*** DATASET ENTRIES Section Begins ***

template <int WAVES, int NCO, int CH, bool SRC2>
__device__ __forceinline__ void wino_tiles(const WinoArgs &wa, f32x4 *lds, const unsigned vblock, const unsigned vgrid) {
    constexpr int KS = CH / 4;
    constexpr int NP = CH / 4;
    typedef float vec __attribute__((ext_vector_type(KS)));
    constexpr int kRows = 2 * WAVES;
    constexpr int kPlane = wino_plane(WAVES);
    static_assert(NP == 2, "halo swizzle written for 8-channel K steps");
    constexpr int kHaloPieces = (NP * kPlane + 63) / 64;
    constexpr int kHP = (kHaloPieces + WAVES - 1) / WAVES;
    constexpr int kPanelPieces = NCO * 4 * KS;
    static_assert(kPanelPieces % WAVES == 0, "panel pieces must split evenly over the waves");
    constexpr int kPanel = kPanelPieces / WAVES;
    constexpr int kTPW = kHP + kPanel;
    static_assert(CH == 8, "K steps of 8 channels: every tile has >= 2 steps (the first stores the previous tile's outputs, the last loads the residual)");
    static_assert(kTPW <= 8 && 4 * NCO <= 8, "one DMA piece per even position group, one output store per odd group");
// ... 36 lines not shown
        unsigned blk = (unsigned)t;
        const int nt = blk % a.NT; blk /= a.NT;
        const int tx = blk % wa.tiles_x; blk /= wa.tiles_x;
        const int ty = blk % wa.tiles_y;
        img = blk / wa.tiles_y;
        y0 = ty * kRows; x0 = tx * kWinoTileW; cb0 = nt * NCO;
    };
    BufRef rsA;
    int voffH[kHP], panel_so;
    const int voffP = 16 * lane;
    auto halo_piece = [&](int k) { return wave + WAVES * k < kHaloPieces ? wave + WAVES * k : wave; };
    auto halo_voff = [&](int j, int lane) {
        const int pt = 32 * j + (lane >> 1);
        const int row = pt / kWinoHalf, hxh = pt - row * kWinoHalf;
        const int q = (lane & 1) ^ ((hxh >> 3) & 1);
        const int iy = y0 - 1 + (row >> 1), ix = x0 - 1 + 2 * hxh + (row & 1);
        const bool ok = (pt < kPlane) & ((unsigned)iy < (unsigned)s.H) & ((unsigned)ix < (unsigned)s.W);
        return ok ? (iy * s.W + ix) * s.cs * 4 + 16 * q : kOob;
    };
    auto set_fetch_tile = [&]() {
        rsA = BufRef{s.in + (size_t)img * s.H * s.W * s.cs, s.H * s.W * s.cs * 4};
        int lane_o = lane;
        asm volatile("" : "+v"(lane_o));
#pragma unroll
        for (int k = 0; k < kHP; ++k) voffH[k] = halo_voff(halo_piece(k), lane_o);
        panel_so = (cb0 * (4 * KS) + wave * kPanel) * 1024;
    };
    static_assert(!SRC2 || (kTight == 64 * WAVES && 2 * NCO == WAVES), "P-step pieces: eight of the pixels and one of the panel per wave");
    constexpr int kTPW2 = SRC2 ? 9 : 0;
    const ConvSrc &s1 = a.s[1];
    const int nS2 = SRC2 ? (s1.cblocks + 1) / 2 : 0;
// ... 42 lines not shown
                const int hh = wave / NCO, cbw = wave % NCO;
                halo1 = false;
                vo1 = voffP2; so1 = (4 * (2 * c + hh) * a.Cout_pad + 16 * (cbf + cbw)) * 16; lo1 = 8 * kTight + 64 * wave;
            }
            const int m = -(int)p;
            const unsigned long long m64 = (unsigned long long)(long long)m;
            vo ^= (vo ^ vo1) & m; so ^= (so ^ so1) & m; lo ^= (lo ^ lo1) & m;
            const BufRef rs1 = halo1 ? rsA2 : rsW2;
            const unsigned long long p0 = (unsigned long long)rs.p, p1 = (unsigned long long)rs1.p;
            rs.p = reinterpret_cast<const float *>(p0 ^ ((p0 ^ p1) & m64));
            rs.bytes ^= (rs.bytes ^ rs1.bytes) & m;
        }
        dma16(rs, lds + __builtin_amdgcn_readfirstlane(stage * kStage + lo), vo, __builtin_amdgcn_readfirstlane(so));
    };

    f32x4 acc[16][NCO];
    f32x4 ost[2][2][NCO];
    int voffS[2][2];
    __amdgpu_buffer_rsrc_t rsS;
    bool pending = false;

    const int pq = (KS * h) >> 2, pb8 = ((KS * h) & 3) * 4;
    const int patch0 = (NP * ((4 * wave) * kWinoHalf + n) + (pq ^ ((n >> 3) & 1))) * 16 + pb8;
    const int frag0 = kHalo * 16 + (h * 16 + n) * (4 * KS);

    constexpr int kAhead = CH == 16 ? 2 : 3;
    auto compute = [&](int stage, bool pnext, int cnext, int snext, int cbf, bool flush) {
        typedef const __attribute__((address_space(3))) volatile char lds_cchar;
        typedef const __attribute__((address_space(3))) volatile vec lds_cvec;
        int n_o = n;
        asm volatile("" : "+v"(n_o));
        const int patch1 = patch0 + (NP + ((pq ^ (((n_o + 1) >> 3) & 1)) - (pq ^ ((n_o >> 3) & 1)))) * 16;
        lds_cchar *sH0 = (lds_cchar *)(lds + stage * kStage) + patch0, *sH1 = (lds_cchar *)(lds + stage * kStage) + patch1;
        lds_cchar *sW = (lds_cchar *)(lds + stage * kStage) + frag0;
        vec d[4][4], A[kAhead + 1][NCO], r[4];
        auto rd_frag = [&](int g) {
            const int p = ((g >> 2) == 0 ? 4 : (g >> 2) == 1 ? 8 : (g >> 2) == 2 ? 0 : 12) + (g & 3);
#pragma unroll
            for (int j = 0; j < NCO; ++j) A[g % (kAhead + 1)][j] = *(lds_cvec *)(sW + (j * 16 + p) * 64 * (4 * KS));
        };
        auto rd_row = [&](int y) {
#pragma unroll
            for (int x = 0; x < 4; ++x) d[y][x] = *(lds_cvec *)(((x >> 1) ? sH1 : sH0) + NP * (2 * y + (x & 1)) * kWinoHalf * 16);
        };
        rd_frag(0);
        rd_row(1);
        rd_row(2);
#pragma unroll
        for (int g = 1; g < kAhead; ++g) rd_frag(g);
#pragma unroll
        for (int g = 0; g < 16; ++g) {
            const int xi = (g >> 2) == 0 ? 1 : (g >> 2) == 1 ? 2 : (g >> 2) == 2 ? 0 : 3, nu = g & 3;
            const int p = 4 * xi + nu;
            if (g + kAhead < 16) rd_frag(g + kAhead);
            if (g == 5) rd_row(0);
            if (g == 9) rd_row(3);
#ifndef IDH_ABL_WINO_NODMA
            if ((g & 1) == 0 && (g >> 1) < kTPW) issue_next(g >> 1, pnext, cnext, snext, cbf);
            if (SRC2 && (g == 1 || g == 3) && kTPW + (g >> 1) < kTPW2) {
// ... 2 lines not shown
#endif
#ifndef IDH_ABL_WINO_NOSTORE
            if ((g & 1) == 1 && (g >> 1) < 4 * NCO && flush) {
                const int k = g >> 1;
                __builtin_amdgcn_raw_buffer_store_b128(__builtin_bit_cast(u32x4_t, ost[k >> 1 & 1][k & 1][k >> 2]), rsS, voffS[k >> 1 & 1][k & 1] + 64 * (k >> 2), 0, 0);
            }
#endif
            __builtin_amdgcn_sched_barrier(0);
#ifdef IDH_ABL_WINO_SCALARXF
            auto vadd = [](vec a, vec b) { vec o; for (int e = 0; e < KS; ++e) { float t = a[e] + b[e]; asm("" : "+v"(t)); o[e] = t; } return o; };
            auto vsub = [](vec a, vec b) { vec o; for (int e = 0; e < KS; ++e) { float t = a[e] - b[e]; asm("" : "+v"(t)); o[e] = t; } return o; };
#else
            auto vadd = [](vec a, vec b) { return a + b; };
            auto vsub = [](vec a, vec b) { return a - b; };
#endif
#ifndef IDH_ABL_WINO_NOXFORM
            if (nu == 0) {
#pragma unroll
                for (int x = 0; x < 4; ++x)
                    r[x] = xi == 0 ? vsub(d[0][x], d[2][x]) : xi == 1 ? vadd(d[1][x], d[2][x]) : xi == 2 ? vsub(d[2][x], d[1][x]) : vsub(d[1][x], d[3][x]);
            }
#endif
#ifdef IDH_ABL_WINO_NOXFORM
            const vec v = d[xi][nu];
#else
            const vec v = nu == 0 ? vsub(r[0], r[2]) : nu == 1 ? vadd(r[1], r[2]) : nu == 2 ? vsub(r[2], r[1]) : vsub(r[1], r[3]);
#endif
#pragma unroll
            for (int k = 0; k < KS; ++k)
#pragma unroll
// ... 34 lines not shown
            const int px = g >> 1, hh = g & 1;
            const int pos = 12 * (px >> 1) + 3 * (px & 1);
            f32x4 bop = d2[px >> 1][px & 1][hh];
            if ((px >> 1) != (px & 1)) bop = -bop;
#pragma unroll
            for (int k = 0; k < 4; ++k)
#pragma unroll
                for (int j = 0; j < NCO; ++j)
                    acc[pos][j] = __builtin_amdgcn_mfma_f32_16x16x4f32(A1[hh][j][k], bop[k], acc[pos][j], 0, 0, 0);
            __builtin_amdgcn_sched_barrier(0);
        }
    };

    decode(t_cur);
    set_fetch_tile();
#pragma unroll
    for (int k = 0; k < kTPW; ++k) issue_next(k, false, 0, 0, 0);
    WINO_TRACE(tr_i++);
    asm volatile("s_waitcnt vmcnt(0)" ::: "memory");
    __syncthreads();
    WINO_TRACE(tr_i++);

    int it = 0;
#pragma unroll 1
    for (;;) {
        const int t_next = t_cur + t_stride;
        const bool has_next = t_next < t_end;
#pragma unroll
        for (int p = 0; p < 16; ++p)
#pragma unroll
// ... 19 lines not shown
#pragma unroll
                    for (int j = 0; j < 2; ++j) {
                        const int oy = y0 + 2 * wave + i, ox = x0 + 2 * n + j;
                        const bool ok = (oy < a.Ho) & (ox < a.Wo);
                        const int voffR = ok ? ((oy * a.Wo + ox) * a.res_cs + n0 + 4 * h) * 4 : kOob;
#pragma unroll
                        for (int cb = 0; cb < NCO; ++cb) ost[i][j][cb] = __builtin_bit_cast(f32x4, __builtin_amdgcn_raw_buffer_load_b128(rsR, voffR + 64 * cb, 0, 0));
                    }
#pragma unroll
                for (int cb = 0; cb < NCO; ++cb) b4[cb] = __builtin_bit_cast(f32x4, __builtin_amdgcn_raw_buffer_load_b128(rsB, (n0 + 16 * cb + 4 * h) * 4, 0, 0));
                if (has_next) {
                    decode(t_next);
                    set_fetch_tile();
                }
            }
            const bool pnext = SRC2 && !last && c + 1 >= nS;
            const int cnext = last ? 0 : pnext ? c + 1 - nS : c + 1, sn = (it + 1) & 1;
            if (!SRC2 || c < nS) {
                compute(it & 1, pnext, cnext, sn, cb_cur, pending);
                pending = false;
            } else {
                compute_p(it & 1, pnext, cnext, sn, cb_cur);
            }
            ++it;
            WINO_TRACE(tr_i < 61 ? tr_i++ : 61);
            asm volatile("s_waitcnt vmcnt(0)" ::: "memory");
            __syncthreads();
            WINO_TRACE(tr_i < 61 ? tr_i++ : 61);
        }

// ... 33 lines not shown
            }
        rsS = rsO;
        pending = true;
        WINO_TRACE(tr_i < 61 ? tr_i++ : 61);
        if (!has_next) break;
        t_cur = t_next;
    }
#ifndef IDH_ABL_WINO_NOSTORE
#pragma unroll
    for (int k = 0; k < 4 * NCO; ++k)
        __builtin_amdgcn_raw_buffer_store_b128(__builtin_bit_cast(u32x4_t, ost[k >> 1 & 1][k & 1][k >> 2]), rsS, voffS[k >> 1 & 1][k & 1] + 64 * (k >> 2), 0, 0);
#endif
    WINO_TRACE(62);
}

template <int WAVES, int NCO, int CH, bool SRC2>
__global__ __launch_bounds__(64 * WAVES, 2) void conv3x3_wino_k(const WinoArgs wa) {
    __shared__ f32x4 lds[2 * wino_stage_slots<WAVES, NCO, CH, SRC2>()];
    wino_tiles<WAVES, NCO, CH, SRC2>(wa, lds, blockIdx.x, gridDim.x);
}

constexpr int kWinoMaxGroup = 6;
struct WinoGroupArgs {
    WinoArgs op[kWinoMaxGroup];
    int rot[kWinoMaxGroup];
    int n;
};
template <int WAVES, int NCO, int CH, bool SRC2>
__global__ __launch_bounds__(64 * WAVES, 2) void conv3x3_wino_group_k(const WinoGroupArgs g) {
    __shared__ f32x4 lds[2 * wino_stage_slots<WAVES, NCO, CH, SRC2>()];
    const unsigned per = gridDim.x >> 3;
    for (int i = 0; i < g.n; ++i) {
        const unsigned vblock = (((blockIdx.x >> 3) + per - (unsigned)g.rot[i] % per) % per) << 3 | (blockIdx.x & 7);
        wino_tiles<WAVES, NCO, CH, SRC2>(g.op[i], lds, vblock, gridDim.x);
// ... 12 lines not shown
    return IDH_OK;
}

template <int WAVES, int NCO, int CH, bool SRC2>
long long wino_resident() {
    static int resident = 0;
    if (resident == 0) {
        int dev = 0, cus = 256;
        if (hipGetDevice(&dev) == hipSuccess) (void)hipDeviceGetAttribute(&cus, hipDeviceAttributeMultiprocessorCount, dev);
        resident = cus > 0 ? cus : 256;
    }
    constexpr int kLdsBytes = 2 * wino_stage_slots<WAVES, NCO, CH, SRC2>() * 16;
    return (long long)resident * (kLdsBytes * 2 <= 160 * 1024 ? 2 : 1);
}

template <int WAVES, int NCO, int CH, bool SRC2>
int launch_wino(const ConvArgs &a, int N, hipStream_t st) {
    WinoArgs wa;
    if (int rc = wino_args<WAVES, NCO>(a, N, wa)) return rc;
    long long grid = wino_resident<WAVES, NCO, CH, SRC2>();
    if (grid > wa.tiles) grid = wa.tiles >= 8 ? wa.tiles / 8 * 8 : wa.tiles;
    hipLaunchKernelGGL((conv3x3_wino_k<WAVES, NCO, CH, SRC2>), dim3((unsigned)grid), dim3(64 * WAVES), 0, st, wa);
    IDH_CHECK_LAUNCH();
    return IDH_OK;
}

*** DATASET ENTRIES Section Ends ***

■ INSTRUCTIONS FOR THE TASK ■
Within the data above, count the lines that contain the string "flush"; the reply is the number alone.

■ WORKED SOLUTION ■
2